In Figure 1, we can see an example of a probability plot for a film (20,000 Years in Sing Sing) for which the data not only failed to reject the null hypothesis of lognormality (see below) but that on visual inspection is about as good a fit as you could expect. Although failure to reject a null hypothesis cannot be taken to imply that such a hypothesis is true, on the basis of this plot you would be more than happy to treat this film as being lognormally distributed. Figure 1 Probability plot of shot length data (LN[X]) for 20,000 Years in Sing Sing (1932) (n = 692, PPCC = 0.9989)

Another useful feature of the normal probability plot is that the slope and the intercept of the regression line provide estimates of the shape factor and mean of the log-transformed data, respectively. In Figure 1, the slope is 0.8245, which is very close to the standard deviation of the log-transformed data (s = 0.8236) and the method proposed by Barry Salt for use in analysing film style based on the ratio of the mean to the median (s* = √(2×LN(mean/median)) = 0.8461). The intercept is 1.5695, giving a geometric mean of 4.7 seconds, which is very close to the median of 4.8s.

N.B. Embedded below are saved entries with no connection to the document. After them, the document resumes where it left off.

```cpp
#ifndef KSS_BATCH_WAVES
#define KSS_BATCH_WAVES 6
#endif
#ifndef KSS_SINGLE_WAVES
#define KSS_SINGLE_WAVES 1
#endif
template <bool FMA, bool FULL, bool BATCH, bool SEARCH, bool CHAIN>
__global__ __launch_bounds__(PASS_BS, BATCH ? KSS_BATCH_WAVES : KSS_SINGLE_WAVES) void grid_pass_kernel(const PassArgs a) {
    static_assert(!CHAIN || (!BATCH && SEARCH), "chained launches: single pair, search passes");
#define KSS_STAMP(k) do { if (a.stamps && threadIdx.x == 0) a.stamps[(size_t)blockIdx.x * 16 + (k)] = __builtin_amdgcn_s_memrealtime(); } while (0)
    KSS_STAMP(0);
    constexpr int BS = PASS_BS;
    const int per_xcd = (int)gridDim.x / 8;
    const int w = ((int)blockIdx.x % 8) * per_xcd + (int)blockIdx.x / 8;
    if (w >= a.total_rows) return;
    int pi = 0;
    if constexpr (BATCH) pi = a.row_pair[w];
    const GridPairDev pr = BATCH ? a.pairs[pi] : a.pair0;
    PairState ps = a.ps0;
    if constexpr (BATCH) {
        ps = a.state[pi];
        if (!ps.active) return;
    }
    const GridParams& gp = pr.gp;
    const int32_t* __restrict__ cs = a.cell_start + pr.cell_base;
    const float4* __restrict__ sorted = a.sorted;
    constexpr int WQ = 256;
    __shared__ int2 rowq[9][WQ];
    __shared__ double shw[BS / 64][NSUMS];
    __shared__ int s_last;
    __shared__ int sh_ps[16];
    __shared__ int s_nwalk;
    __shared__ unsigned s_ent[7][BS];
    __shared__ unsigned short s_wl[BS];
    enum { WK_X, WK_Y, WK_Z, WK_IDX, WK_D2, WK_R, WK_POS, WK_FL = WK_POS, WK_COLS };
    static_assert(sizeof(PairState) == 64, "the gated launch reads the transform record as 16 dwords");
    double (*shf)[NSUMS] = reinterpret_cast<double (*)[NSUMS]>(&rowq[0][0]);
    static_assert(sizeof(double) * PASS_FG * NSUMS <= sizeof(int2) * 9 * WQ, "shf must fit inside rowq");

    const int local = (w - pr.row_base) * BS + (int)threadIdx.x;
    const bool valid = local < pr.src_n;
    const int i = pr.src_base + local;
    const int lane = threadIdx.x & 63, wave = threadIdx.x >> 6;
    bool have = false, fell_back = false;
    float qx = 0.f, qy = 0.f, qz = 0.f, d2 = 0.f;
    float4 win = make_float4(0.f, 0.f, 0.f, 0.f);
    float4 p = make_float4(0.f, 0.f, 0.f, 0.f), prevp = make_float4(0.f, 0.f, 0.f, __uint_as_float(~0u));
    float2 st = make_float2(0.f, 0.f);
    if (valid) {
        p = SEARCH ? a.src_in[i] : a.src_out[i];
        if (!SEARCH || a.use_prev) { prevp = a.nn_win[i]; st = a.nn_state[i]; }
    }
    for (int step = 0;; ++step) {
    const bool last_step = !CHAIN || step + 1 >= a.chain_len;
    const unsigned long long seq_k = a.seq + (unsigned long long)step;
    const int gate_k = a.gate_seq != 0 ? a.gate_seq + step : 0;
    unsigned int* const gate_ptr = a.gate_dev + 32 * ((a.gate_slot + step) & 1);
    float4* const src_out_k = (step & 1) ? a.src_alt : a.src_out;
    const bool last_known = a.chained == 2 && ps.pad[0] > 0;
    const bool chained_k = step > 0 || a.chained == 1 || last_known;
    const bool has_prev = __float_as_uint(prevp.w) != ~0u;
    if constexpr (SEARCH) {
        __syncthreads();
        if (threadIdx.x == 0) s_nwalk = 0;
        __syncthreads();
    }
    KSS_STAMP(13);
    if constexpr (!BATCH && SEARCH) {
        if (gate_k != 0) {
            typedef unsigned int u32x4 __attribute__((ext_vector_type(4)));
            if (a.state && w == 0 && threadIdx.x < 16) {
                const int* w32 = reinterpret_cast<const int*>(a.state);
                int v = 0, n = 0;
                bool ok = true;
                for (;;) {
                    v = __hip_atomic_load(w32 + threadIdx.x, __ATOMIC_RELAXED, __HIP_MEMORY_SCOPE_SYSTEM);
                    if (__shfl(v, 15, 64) == gate_k) break;
                    __builtin_amdgcn_s_sleep(1);
                    if (++n > a.gate_polls / 2) { ok = false; break; }
                }
                if (ok) {
                    const int g = threadIdx.x;
                    const int w0 = __shfl(v, min(3 * g, 15), 64), w1 = __shfl(v, min(3 * g + 1, 15), 64), w2 = __shfl(v, min(3 * g + 2, 15), 64);
                    if (g < 5) {
                        u32x4 o;
                        o.x = (unsigned)w0; o.y = (unsigned)w1; o.z = (unsigned)w2; o.w = (unsigned)gate_k + kss_mix3(o.x, o.y, o.z);
                        unsigned int* dst = gate_ptr + 4 * g;
                        asm volatile("global_store_dwordx4 %0, %1, off sc1" ::"v"(dst), "v"(o) : "memory");
                    }
                }
            }
            if (threadIdx.x < 8) {
                const unsigned int* src = gate_ptr + 4 * min((int)threadIdx.x, 4);
                u32x4 v;
                int n = 0;
                bool ok = true;
                for (;;) {
                    asm volatile("global_load_dwordx4 %0, %1, off sc0 sc1\n\ts_waitcnt vmcnt(0)" : "=&v"(v) : "v"(src) : "memory");
                    if (__builtin_amdgcn_ballot_w64(v.w - kss_mix3(v.x, v.y, v.z) == (unsigned)gate_k) == 0xffull) break;
                    __builtin_amdgcn_s_sleep(1);
                    if (++n > a.gate_polls) { ok = false; break; }
                }
                if (threadIdx.x < 5) { sh_ps[3 * threadIdx.x] = (int)v.x; sh_ps[3 * threadIdx.x + 1] = (int)v.y; sh_ps[3 * threadIdx.x + 2] = (int)v.z; }
                if (threadIdx.x == 0) { sh_ps[15] = gate_k; s_last = ok ? 1 : 0; }
            }
            __syncthreads();
            if (!s_last) return;
            int* d32 = reinterpret_cast<int*>(&ps);
#pragma unroll
            for (int k = 0; k < 16; ++k) d32[k] = sh_ps[k];
            if (ps.pad[0] != 0) return;
            __syncthreads();
            KSS_STAMP(9);
        }
    }
    unsigned long long key = ~0ull;
    float pold_x = p.x, pold_y = p.y, pold_z = p.z;
    if (SEARCH && last_known && valid) {
        const float4 pl = (ps.pad[0] == 1 ? a.src_last0 : a.src_last1)[i];
        pold_x = pl.x; pold_y = pl.y; pold_z = pl.z;
    }
    if (valid) {
        if constexpr (SEARCH) {
            if (ps.apply) {
                const float x = p.x, y = p.y, z = p.z;
                p.x = ((ps.m[0] * x + ps.m[1] * y) + ps.m[2] * z) + ps.m[3];
                p.y = ((ps.m[4] * x + ps.m[5] * y) + ps.m[6] * z) + ps.m[7];
                p.z = ((ps.m[8] * x + ps.m[9] * y) + ps.m[10] * z) + ps.m[11];
            }
            src_out_k[i] = p;
        }
        qx = p.x; qy = p.y; qz = p.z;
        const bool qok = (qx - qx) == 0.f && (qy - qy) == 0.f && (qz - qz) == 0.f;
        if constexpr (!SEARCH) {
            if (has_prev) {
                win = prevp;
                key = point_key<FMA>(win, qx, qy, qz);
            } else if (qok) {
                key = a.keys[i];
                if (key != ~0ull) win = a.tgt4[pr.tgt_base + (int)(unsigned)(key & 0xffffffffull)];
            }
            have = key != ~0ull;
        }
    }
    if constexpr (SEARCH) {
        bool walker = false;
        float acc_keep = 0.f;
        {
            const bool qok = valid && (qx - qx) == 0.f && (qy - qy) == 0.f && (qz - qz) == 0.f;
            const SkipOut so = skip_test<FMA>(qok, qx, qy, qz, pold_x, pold_y, pold_z, prevp, st, chained_k, a.skin, gp.h);
            walker = so.walker;
            key = so.key;
            acc_keep = so.acc;
            unsigned fl = 0u;
            if (qok && !walker) {
                fl = 1u;
                a.nn_state[i] = make_float2(st.x, so.acc);
            } else if (valid && !qok) {
                a.nn_win[i] = make_float4(0.f, 0.f, 0.f, __uint_as_float(~0u));
                a.nn_state[i] = make_float2(0.f, 0.f);
            }
            const float4 c4 = walker ? make_float4(qx, qy, qz, 0.f) : prevp;
            s_ent[WK_X][threadIdx.x] = __float_as_uint(c4.x); s_ent[WK_Y][threadIdx.x] = __float_as_uint(c4.y); s_ent[WK_Z][threadIdx.x] = __float_as_uint(c4.z);
            s_ent[WK_IDX][threadIdx.x] = (unsigned)key; s_ent[WK_D2][threadIdx.x] = (unsigned)(key >> 32);
            s_ent[WK_POS][threadIdx.x] = walker ? (unsigned)so.kpos : fl;
            s_ent[WK_R][threadIdx.x] = __float_as_uint(so.rho);
        }
        const unsigned long long wm = __builtin_amdgcn_ballot_w64(walker);
        if (wm != 0ull) {
            int base = 0;
            if (lane == 0) base = atomicAdd(&s_nwalk, (int)__builtin_popcountll(wm));
            base = __builtin_amdgcn_readfirstlane(base);
            if (walker) s_wl[base + (int)__builtin_amdgcn_mbcnt_hi((unsigned)(wm >> 32), __builtin_amdgcn_mbcnt_lo((unsigned)wm, 0u))] = (unsigned short)threadIdx.x;
        }
        KSS_STAMP(14);
        __syncthreads();
        const int nwalk = s_nwalk;
        if (a.stamps && threadIdx.x == 0) a.stamps[(size_t)blockIdx.x * 16 + 12] = (unsigned long long)nwalk;
        serve_walkers<FMA, BATCH, WQ, BS, BATCH ? 4 : 8>(a, pr, cs, sorted, w, nwalk, rowq, s_ent, s_wl);
        KSS_STAMP(15);
        __syncthreads();
        {
            const unsigned fl = s_ent[WK_FL][threadIdx.x];
            have = (fl & 1u) != 0u; fell_back = (fl & 2u) != 0u;
            win = make_float4(__uint_as_float(s_ent[WK_X][threadIdx.x]), __uint_as_float(s_ent[WK_Y][threadIdx.x]), __uint_as_float(s_ent[WK_Z][threadIdx.x]), 0.f);
            key = ((unsigned long long)s_ent[WK_D2][threadIdx.x] << 32) | (unsigned long long)s_ent[WK_IDX][threadIdx.x];
            if (CHAIN && !last_step) {
                if (walker) {
                    prevp = make_float4(win.x, win.y, win.z, __uint_as_float(have ? (unsigned)key : ~0u));
                    st = make_float2(__uint_as_float(s_ent[WK_R][threadIdx.x]), 0.f);
                } else if (have) {
                    st.y = acc_keep;
                } else {
                    prevp.w = __uint_as_float(~0u);
                    st = make_float2(0.f, 0.f);
                }
            }
        }
// ... 651 lines not shown
```

Baseline: 79980 iterations/s.

## Pre-launch gated fitness pass alongside ICP chain to hide launch latency

Measured after the change: 80560 iterations/s, median of 6. No clear change (+0.7%).

```diff
diff --git a/kss-icp_amd/csrc/kss_ctx.hpp b/kss-icp_amd/csrc/kss_ctx.hpp
--- a/kss-icp_amd/csrc/kss_ctx.hpp
+++ b/kss-icp_amd/csrc/kss_ctx.hpp
@@ -66,6 +66,10 @@
         int32_t stamp = 0;
         const void* d_in = nullptr; void* d_out = nullptr;
         bool fma = false, full = false, want_full = false; double max_d2 = 0.0;
+        bool want_fit = false;
+        bool fit_pending = false;
+        int32_t fit_stamp = 0;
+        unsigned long long fit_seq = 0;
     } gated;
     bool ws_dirty = false;
     bool defer_wait = false;
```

In Figures 2 to 4 we have three films for which the null hypothesis of lognormality (see below) was rejected. What is noticeable about these three films is that the deviation from the hypothesised distribution is different in each case. The plot for Rain (Figure 2) is all over the place; while the data for Steamboat Bill, Jr (Figure 3) deviates from the hypothesised distribution in both the lower and upper tails and the curvature of the plot indicates that the logarithmic transformation has not been successful in removing all of the skew from the data. In contrast, A Free Soul (Figure 4) shows such variation only in its lower tail. Figure 2 Probability plot of shot length data (LN[X]) for Rain (1932) (n = 308, PPCC = 0.9768) Figure 3 Probability plot of shot length data (LN[X]) for Steamboat Bill, Jr (1928) (n = 575, PPCC = 0.9839) Figure 4 Probability plot of shot length data (LN[X]) for A Free Soul (1931) (n = 461, PPCC = 0.9873)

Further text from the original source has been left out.